A common student story is:
The code worked on the student's computer, but the submitted folder did not run because the template, database, image, or data file was missing.That is not only a programming problem. It is a workflow and file-management problem.
Beginner Mental Model
A lab task is not just a coding task. It is a complete workflow:
task wording -> required files -> working folder -> small tests -> saved checkpoints -> submitted workA good solution must satisfy two conditions:
| Condition | Meaning |
|---|---|
| the program works | the code produces the required behaviour |
| the submission is complete | the marker receives all required files in the expected structure |
A program that works locally but depends on files outside the submitted folder may fail when marked.
First Pass Through the Question
Read the task once for the story, then a second time for requirements.
During the second pass, mark the task wording. A simple marking system is useful:
| Mark | Meaning | Example |
|---|---|---|
[I] | input | form field, file input, command-line value, starting data |
[P] | processing | calculation, validation, search, sort, query, update |
[O] | output | printed result, HTML page, table, chart, saved file |
[S] | storage | text file, SQLite database, MongoDB collection |
[V] | validation | required field, range, length, format, type |
[R] | supplied resource | .txt, .csv, .json, .db, starter .py, starter .ipynb, template, image |
[F] | file to submit | .py, .ipynb, .html, .css, .db, image, data file |
If the task has multiple parts, label them. Do not assume later parts are optional.
Requirement Mark-Up Example
Task sentence:
Create a web app that allows users to add a book title and author, stores the data in SQLite, and displays all saved books in a table. Submit app.py, templates/index.html, templates/books.html, static/style.css, and books.db.Marked-up version:
Create a web app that allows users to add [I] a book title and author,
stores [S] the data in SQLite,
and displays [O] all saved books in a table.

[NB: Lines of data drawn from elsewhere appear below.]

template <int VEC>
__device__ __forceinline__ void edge_bwd_row(const float* __restrict__ E, const float* __restrict__ v,
                                             const int* __restrict__ n_valid, const float* __restrict__ dlogit,
                                             const float* __restrict__ dEbar, float* __restrict__ dE,
                                             float* __restrict__ dvpart, int N, int D, int nt, const int bi,
                                             float* __restrict__ sm, const GatTail& gt) {
  float* dl = sm;
  float* cs = sm + ((N + 3) & ~3);
  const int b = bi / N, i = bi - b * N;
  const int t = threadIdx.x, lane = t & 63, wave = t >> 6;
  const int nv = n_valid ? min(max(n_valid[b], 0), N) : N;
  float* dEr = dE ? dE + (long)bi * N * D : nullptr;
  float* dvp = dvpart + (long)bi * D;
  if (i >= nv) {
    for (int c = t; c < D; c += 64 * EW) dvp[c] = 0.f;
    if (dEr) {
      const long tot = (long)N * D;
      for (long o = t; o < tot; o += 64 * EW) dEr[o] = 0.f;
    }
    return;
  }
  if (gt.P) {
    if (wave == 0) {
      const long o = (long)bi * N + min(lane, N - 1);
      float p = gt.P[o], g = gt.dA[o];
      if (lane >= N) p = 0.f, g = 0.f;
      if (gt.drop.snap) g = (rng_u32(drop_key(gt.drop), (uint64_t)((long)bi * N + lane)) >= gt.drop.thresh) ? g * gt.drop.scale : 0.f;
      const float dot = wave_sum(g * p);
      if (lane < N) dl[lane] = p * (g - dot);
    }
  } else {
    for (int j = t; j < N; j += 64 * EW) dl[j] = dlogit[(long)bi * N + j];
  }
  __syncthreads();
  const float* __restrict__ Er = E + (long)bi * N * D;
  const float inv = 1.f / (float)nv;
  const int nchunk = (D + 64 * VEC - 1) / (64 * VEC);
  for (int q = 0; q < nchunk; ++q) {
    const int c = (q * 64 + lane) * VEC;
    const bool act = c < D;
    float vr[VEC], g[VEC], acc[VEC];
#pragma unroll
    for (int e = 0; e < VEC; ++e) vr[e] = 0.f, g[e] = 0.f, acc[e] = 0.f;
    if (act) {
      vload<VEC>(vr, v + c);
      if (dEbar) {
        vload<VEC>(g, dEbar + (long)bi * D + c);
#pragma unroll
        for (int e = 0; e < VEC; ++e) g[e] *= inv;
      }
    }
    int j = wave;
    for (; j + (EUNR - 1) * EW < nv; j += EUNR * EW) {
      float x[EUNR][VEC];
#pragma unroll
      for (int u = 0; u < EUNR; ++u) {
#pragma unroll
        for (int e = 0; e < VEC; ++e) x[u][e] = 0.f;
        if (act) vload_nt<VEC>(x[u], Er + (long)(j + u * EW) * D + c);
      }
#pragma unroll
      for (int u = 0; u < EUNR; ++u) {
        const float d = dl[j + u * EW];
        float o[VEC];
// ... 19 lines not shown
        acc[e] = fmaf(d, x[e], acc[e]);
        o[e] = fmaf(d, vr[e], g[e]);
      }
      if (dEr && act) {
        if (nt) vstore_nt<VEC>(dEr + (long)j * D + c, o);
        else vstore<VEC>(dEr + (long)j * D + c, o);
      }
    }
    if (dEr && act) {
      float z[VEC];
#pragma unroll
      for (int e = 0; e < VEC; ++e) z[e] = 0.f;
      for (int jj = nv + wave; jj < N; jj += EW) vstore<VEC>(dEr + (long)jj * D + c, z);
    }
    if (act) vstore<VEC>(cs + wave * D + c, acc);
  }
  __syncthreads();
  for (int c = t; c < D; c += 64 * EW) {
    float s = 0.f;
#pragma unroll
    for (int w = 0; w < EW; ++w) s += cs[w * D + c];
    dvp[c] = s;
  }
}

template <int VEC>
__global__ __launch_bounds__(64 * EW) void edge_bwd_kernel(const float* __restrict__ E, const float* __restrict__ v,
                                                           const int* __restrict__ n_valid,
                                                           const float* __restrict__ dlogit,
                                                           const float* __restrict__ dEbar, float* __restrict__ dE,
                                                           float* __restrict__ dvpart, int N, int D, int nt,
                                                           const GatTail gt) {
  extern __shared__ __attribute__((aligned(16))) float sm[];
  const int ngat = gt.P ? gt.B * gt.slices : 0;
  if ((int)blockIdx.x < ngat) {
    const int b = blockIdx.x / gt.slices;
    gat_dlogit_doc(gt.P, gt.dA, gt.uvc, gt.dXin, nullptr, gt.ds, gt.dX, N, D, gt.drop, b, blockIdx.x - b * gt.slices, gt.slices, sm);
    return;
  }
  edge_bwd_row<VEC>(E, v, n_valid, dlogit, dEbar, dE, dvpart, N, D, nt, blockIdx.x - ngat, sm, gt);
}

template <int VEC, bool RB>
__global__ __launch_bounds__(64 * EW) void edge_bwd_carry_kernel(const float* __restrict__ E, const float* __restrict__ v,
                                                                 const int* __restrict__ n_valid,
                                                                 const float* __restrict__ dlogit,
                                                                 const float* __restrict__ dEbar, float* __restrict__ dE,
                                                                 float* __restrict__ dvpart, int N, int D, int nt,
                                                                 const Spread sp, const GatTail gt, const GemmGroup gg,
                                                                 const int col_base) {
  __shared__ __attribute__((aligned(16))) float tile_lds[lds_floats<1, 1, true, true>()];
  int r;
  if (col_base > 0 && (int)blockIdx.x >= col_base) {
    col_ride_stage2_block(gg.col, (int)blockIdx.x - col_base);
    return;
  }
  if (spread_pick((int)blockIdx.x, sp, r)) {
    gemm_group_block<RB>(gg, r, tile_lds);
    return;
  }
  const int ngat = gt.P ? gt.B * gt.slices : 0;
  if (r < ngat) {
    const int b = r / gt.slices;
    gat_dlogit_doc(gt.P, gt.dA, gt.uvc, gt.dXin, nullptr, gt.ds, gt.dX, N, D, gt.drop, b, r - b * gt.slices, gt.slices, tile_lds);
    return;
  }
  edge_bwd_row<VEC>(E, v, n_valid, dlogit, dEbar, dE, dvpart, N, D, nt, r - ngat, tile_lds, gt);
}

template <int VEC>
__global__ __launch_bounds__(64 * EW) void edge_bcast_kernel(const float* __restrict__ dEbar,
                                                             const int* __restrict__ n_valid, float* __restrict__ dE,
                                                             int N, int D, int nt) {
  edge_bcast_row<VEC, EW>(dEbar, n_valid, dE, N, D, nt, blockIdx.x);
}

static inline bool al16(const void* p) { return (((uintptr_t)p) & 15) == 0; }
unsigned edge_misalign(const void* E, const void* v, const void* dE, const void* dEbar, const void* Ebar) {
  return (al16(E) ? 0 : EDGE_MIS_E) | (al16(v) ? 0 : EDGE_MIS_V) | (al16(dE) ? 0 : EDGE_MIS_DE) | (al16(dEbar) ? 0 : EDGE_MIS_DEBAR) |
         (al16(Ebar) ? 0 : EDGE_MIS_EBAR);
}
constexpr size_t EDGE_LDS_MAX = 160 * 1024;
constexpr size_t CMP_LDS_MAX = 64 * 1024;
constexpr size_t TILE_LDS = sizeof(float) * lds_floats<1, 1, true, true>();
static_assert(sizeof(float) * GAT_DOC_LDS <= TILE_LDS, "GAT passenger needs more LDS than a tile");

static EdgePlan plan_rows(const EdgeQuery& q, unsigned operands) {
  EdgePlan p;
  p.compact = q.compact, p.att = q.att;
  p.vec = (!q.compact && q.D % 4 == 0 && !(q.mis & operands)) ? 4 : 1;
  p.grid = (long)q.B * q.N;
  return p;
}

EdgePlan edge_plan_fwd(const EdgeQuery& q) {
  EdgePlan p = plan_rows(q, EDGE_MIS_E | EDGE_MIS_EBAR | (q.att ? EDGE_MIS_V : 0));
  p.lds = ((size_t)(q.compact ? CW4 : EW) * q.D + (q.att ? (size_t)q.N : 0)) * sizeof(float);
  p.lds_limit = q.compact ? CMP_LDS_MAX : EDGE_LDS_MAX;
  return p;
}

EdgePlan edge_plan_bwd(const EdgeQuery& q) {
  EdgePlan p = plan_rows(q, EDGE_MIS_E | EDGE_MIS_V | (q.has_dE ? EDGE_MIS_DE : 0) | (q.has_dEbar ? EDGE_MIS_DEBAR : 0));
  if (q.att) {
    p.route = q.N > GT ? EdgePlan::THREE : (q.compact ? EdgePlan::ONE : EdgePlan::RIDE);
    if (p.route != EdgePlan::THREE) p.slices = gat_dlogit_slices(q.D);
    if (p.route == EdgePlan::RIDE) p.ngat = q.B * p.slices;
    const long a = colsum_scratch_elems((long)q.B * q.N, q.D, 1), b = 3L * 64 * (2 * q.D + 1);
    p.scratch = a > b ? a : b;
    if (q.compact) p.rowbuf_off = p.scratch, p.scratch += 2L * q.B * q.N;
  }
  if (q.compact) {
    p.lds = ((size_t)CW4 * q.D + 2 * CW4) * sizeof(float);
    return p;
  }
  const size_t lds_row = ((size_t)((q.N + 3) & ~3) + (size_t)EW * q.D) * sizeof(float);
  p.lds = (p.ngat && lds_row < sizeof(float) * GAT_DOC_LDS) ? sizeof(float) * GAT_DOC_LDS : lds_row;
  p.lds_limit = EDGE_LDS_MAX;
  p.carry_ok = p.vec == 4 && lds_row <= TILE_LDS;
  p.grid += p.ngat;
  return p;
}

EdgePlan edge_plan_bcast(const EdgeQuery& q) {
  if (!q.compact) return plan_rows(q, EDGE_MIS_DE | EDGE_MIS_DEBAR);
  EdgeQuery m = q;
  m.att = false;
  return edge_plan_bwd(m);
}

void edge_plan_carry(EdgePlan& p, int ntile, bool any_rb, int col_C) {
  if (ntile <= 0) return;
  const long rows = p.grid;
  p.ntile = ntile, p.RB = any_rb;
  p.ncolwg = col_C > 0 ? cdiv(col_C, 256) : 0;
  p.col_base = col_C > 0 ? (int)(rows + ntile) : 0;
  p.grid = rows + ntile + p.ncolwg;
  constexpr int spread_pct = 90, cohort = 256, spread_min = 1024;
  p.spread = make_spread(ntile, rows, cohort, ntile >= spread_min ? spread_pct : 0);
  p.lds = 0;
}

constexpr int NT_STORE = 0;

int edge_fwd(const float* E, const float* v, const int* n_valid, float* Ebar, const float* coladd, float* P, float* A,
             Drop drop, int B, int N, int D, hipStream_t st, const unsigned char* mask) {
  GC_REQUIRE(E && Ebar, "edge_fwd: null pointer");
  GC_REQUIRE(B > 0 && N > 0 && D > 0, "edge_fwd: bad shape B=%d N=%d D=%d", B, N, D);
  const bool att = P != nullptr;
  GC_REQUIRE(!att || (v && coladd), "edge_fwd: attention requested without v / node scores");
  const EdgePlan p = edge_plan_fwd({B, N, D, false, att, false, false, edge_misalign(E, v, nullptr, nullptr, Ebar)});
  GC_REQUIRE(p.lds_ok(), "edge_fwd: N=%d D=%d needs %zu B of LDS", N, D, p.lds);
  dim3 grid((unsigned)p.grid), block(64 * EW);
  const char* tag = att ? "edge_fwd_att" : "edge_fwd_mean";
  const double bytes = 4.0 * B * N * N * D;
#define GC_EDGE_FWD(V, AT) \
  GC_LAUNCH_TIMED(tag, bytes, (edge_fwd_kernel<V, AT>), grid, block, p.lds, st, E, v, n_valid, Ebar, coladd, P, A, drop, N, D, mask)
  if (p.vec == 4) {
    if (att) GC_EDGE_FWD(4, true);
    else GC_EDGE_FWD(4, false);
  } else {
    if (att) GC_EDGE_FWD(1, true);
    else GC_EDGE_FWD(1, false);
  }
#undef GC_EDGE_FWD
  return check_launch("edge_fwd");
}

Submit [F] app.py, templates/index.html, templates/books.html, static/style.css, and books.db.Extracted requirements:
| Category | Requirement |
|---|---|
| app type | Flask web app |
| inputs | book title, author |
| processing | add a new book record |
| storage | SQLite database |
| output | table of saved books |
| required files | app.py, templates/index.html, templates/books.html, static/style.css, books.db |
Now the task is no longer a paragraph. It is a checklist.

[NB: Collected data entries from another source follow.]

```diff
@@ -756,6 +792,43 @@
                         rs[mi][i][0] = pick(ms, sap[lrow], 1.0f); rs[mi][i][1] = pick(ms, sap[lrow + 8], 1.0f);
                     }
                 }
+            if constexpr (kResDma) {
+                load_cols(1);
+                DIMSUM_WAIT_VM(0);
+                __builtin_amdgcn_sched_barrier(0);
+                const unsigned rd_lo = st_lds + (unsigned)lane * 16 + par_tail, rd_hi = st_lds + (unsigned)lane * 16 + (kParity - par_tail);
+                for_ints<16>([&](auto tc) {
+                    constexpr int t = decltype(tc)::value, ni = t >> 3, mi = (t >> 2) & 1, i = t & 3;
+                    constexpr int slot = (t & 3) == 0 ? kSlotA0 : (t & 3) == 1 ? kSlotB0 : (t & 3) == 2 ? kSlotB1 : kSlotA1;
+                    if constexpr (t >= 8) wait_vm<46 - 2 * t>();
+                    const unsigned ad = (t & 4) ? rd_hi : rd_lo;
+                    f4 r0, r1;
+                    DIMSUM_DS_READ_B128(r0, ad, slot);
+                    DIMSUM_DS_READ_B128(r1, ad, slot + 1024);
+                    DIMSUM_WAIT_LGKM0();
+                    asm volatile("" : "+v"(r0), "+v"(r1));
+                    __builtin_amdgcn_sched_barrier(0);
+                    if constexpr (t < 8) stage_res(t + 8, ((t & 4) ? kParity - par_tail : par_tail) + slot);
+                    const int col = ni * 128 + fcol;
+                    const f4 x0 = acc[mi][ni][i][0], x1 = acc[mi][ni][i][1];
+                    f4 s0, s1;
+#pragma unroll
+                    for (int e = 0; e < 4; ++e) {
+                        const float q0 = dpp_row_ror8(x0[e]), q1 = dpp_row_ror8(x1[e]);
+                        s0[e] = up ? q1 : x0[e];
+                        s1[e] = up ? x1[e] : q0;
+                    }
+                    const int lrow = frow + mi * kMiRows + i * 16;
+                    const unsigned voff = (unsigned)((lrow * p.ldc + col) * 4);
+                    s0 = s0 * (sbv[ni] * rs[mi][i][0]);
+                    s1 = s1 * (sbv[ni] * rs[mi][i][1]);
+                    s0 = r0 + gv[ni] * (s0 + bv[ni]);
+                    s1 = r1 + gv[ni] * (s1 + bv[ni]);
+                    store_f4<kAux>(rsrc, voff, s0);
+                    store_f4<kAux>(rsrc, voff + (unsigned)(8 * p.ldc * 4), s1);
+                    __builtin_amdgcn_sched_barrier(0);
+                });
+            } else {
             constexpr int kGS = kPersist ? DIMSUM_PERSIST_GS : 4, kNG = 16 / kGS;
             f4 rr[2][kGS][2];
             float rg[2][kGS][2];
@@ -813,6 +886,7 @@
                     }
                     if constexpr (kEpi != kEpiF32GateRes) DIMSUM_PACE_STORES();
                 }
+            }
             }
         } else {
             const int frow = wr * 64 + (lane & 15);
@@ -1128,6 +1202,7 @@
 }
 
 #undef DIMSUM_KTILE
+#undef DIMSUM_TAIL_WAIT
 #undef DIMSUM_READ_A
 #undef DIMSUM_READ_TN1
 #undef DIMSUM_DS_READ_TR
diff --git a/dimsum_amd/native.py b/dimsum_amd/native.py
--- a/dimsum_amd/native.py
+++ b/dimsum_amd/native.py
@@ -1547,6 +1547,8 @@
         ext.update(tune_variant=tune[0], tune_group_m=tune[1], tune_reserved=tune[2] if len(tune) > 2 else 0)
     elif epilogue == "gated_f16" and os.environ.get("DIMSUM_GEMM_PERSIST", "1") == "0":
         ext.update(tune_variant=513)
+    elif residual is not None and os.environ.get("DIMSUM_GEMM_RES_DMA", "1") == "0":
+        ext.update(tune_variant=513)
     P = _lib.GemmParams()
     _fill_gemm(P, a, b, out, M, N, K, epi, out_scale, bias=bias, scales=scales or (None, None), events=events, **ext)
     with torch.cuda.device(a.device):
```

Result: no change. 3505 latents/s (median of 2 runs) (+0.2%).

Before Coding: Make a File Checklist
Before writing code, create a short file checklist from the question.
Example:
| Required item | Created? | Tested? | Included for submission? |
|---|---|---|---|
app.py | yes/no | yes/no | yes/no |
templates/index.html | yes/no | yes/no | yes/no |
templates/books.html | yes/no | yes/no | yes/no |
static/style.css | yes/no | yes/no | yes/no |
books.db | yes/no | yes/no | yes/no |
This prevents a common mistake: completing the main code but forgetting a supporting file.
Working Folder Setup
A clean folder reduces path errors.
Example for a Flask and SQLite task:
task_folder/
app.py
library.db
templates/
index.html
results.html
static/
style.css
data/
books.csvRules:
- keep files for the same task in one folder;
- use the exact file names required by the task;
- keep Flask templates inside
templates/; - keep CSS and images inside
static/if using Flask static files; - keep input data files in a predictable place, such as
data/, if the task allows it; - avoid spaces and unclear names in your own files unless the task requires them;
- do not create several confusing versions such as
app_final.py,app_final2.py, andapp_reallyfinal.pyunless checkpoint copies are explicitly allowed and clearly separated.
Submitted Folder Example
If the task requires a web app with a database and templates, the submitted folder may need to look like this:
submitted_folder/
app.py
library.db
templates/
index.html
books.html
static/
style.cssDo not submit only app.py if the app depends on templates, CSS, images, data files, or a database.
Before submission, ask:
Can this project run using only the files inside the submitted folder?If the answer is no, the submission is probably incomplete.
Supplied-Resource Inspection
Before coding against a provided file, inspect the resource itself.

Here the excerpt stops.